En 1185, une commission du pape Lucius III est adressée aux doyens de Paris, de Saint-Germain et d'Autun, pour régler le partage de quelques biens et revenus, entre les religieux de Longpont et les seigneurs de Leudeville. En 1206, une commission du pape Innocent III, la douzième année de son pontificat, adresse l'instruction à l'official de Paris pour terminer le différend touchant le patronage d'Auffargis. La même année, un bref du pape est adressé au chantre de Saint-Wulfran d'Abbeville pour réunir au couvent de Longpont les biens qu'il en avait aliénés. En 1261, le pape Alexandre IV adresse une commission à l'archevesque de Sens, pour régler les religieux du grand couvent et ceux de Longpont, sur les eaux détournées de leur ancien lit, à cause du nouveau moulin.

À suivre…

 

 

Notes

(1) J. Marion, Cartulaire du Prieuré de Notre-Dame de Longpont de l'Ordre de Cluny (Impr. Perrin et Marinet, Lyon, 1879).
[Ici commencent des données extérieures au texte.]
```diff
@@ -2172,11 +2262,11 @@
   k.xcd_counter = &w.head->xcd_counter[0][0];
   k.width = a->width;
   k.fetch_batch = 2;
-  const int both = a->width | a->height;
-  k.xcd_block_shift = (both & 31) == 0 ? 5 : ((both & 15) == 0 ? 4 : 3);
-  const int side = 1 << k.xcd_block_shift;
-  k.xcd_blocks = (!(a->tuning & NFI_TUNING_SINGLE_WORK_COUNTER) && (a->width % side == 0) && (a->height % side == 0)) ? 1 : 0;
-  const uint32_t bw = (uint32_t)a->width >> k.xcd_block_shift, bh = (uint32_t)a->height >> k.xcd_block_shift;
+  const BlockGeometry geo = render_block_geometry(a);
+  k.xcd_block_shift = geo.shift;
+  k.xcd_blocks = (!(a->tuning & NFI_TUNING_SINGLE_WORK_COUNTER) && geo.ok) ? 1 : 0;
+  k.block_table = (k.xcd_blocks && !(a->tuning & NFI_TUNING_XCD_BLOCKS_IN_ORDER)) ? w.block_table : nullptr;
+  const uint32_t bw = geo.bw, bh = geo.bh;
   k.div_scene_rays = make_fastdiv((uint32_t)k.hw * (uint32_t)std::max(a->views_per_scene, 1));
   k.div_bw = make_fastdiv(bw > 0 ? bw : 1u);
   k.div_bps = make_fastdiv(bw * bh > 0 ? bw * bh : 1u);
```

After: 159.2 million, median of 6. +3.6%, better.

(2) Le père Gabriel Daniel, Histoire de France depuis l'établissement de la monarchie françoise dans les gaules , tome XXIII (chez Arkstee et Merkus, Amsterdam, 1758).

(3) Joseph Depoin, Recueil des chartes et documents de l'abbaye de Saint-Martin des Champs, monastère parisien (éd. Ligugé, 1913-1921).

(4) A. Bénet et J.-L. Bazin, Inventaire général de l'abbaye de Cluny , t.I (Impr. Protat, Macon, 1884).

(5) La date de 1152 (nouveau style). La chancellerie d'Eugène II fait partir le commencement de l'année, tantôt du 1er janvier, tantôt du 25 mars. C'est d'après le dernier de ces deux usages qu'est datée la présente bulle. En effet, elle porte la double indication de l'année 1151 et de la septième année du pontificat. Or, la septième année d'Eugène III court du 4 mars 1151 au 3 mars 1152. Le 21 février de la septième année (date de la bulle) est donc évidemment le 21 février 1152 (nouv. style) ; et, pour que ce 21 février porte en même temps le millésime de 1151, il faut de toute nécessité que l'année 1151 ait commencé seulement le 25 mars et se soit prolongée jusqu'à la même date de l'année suivante.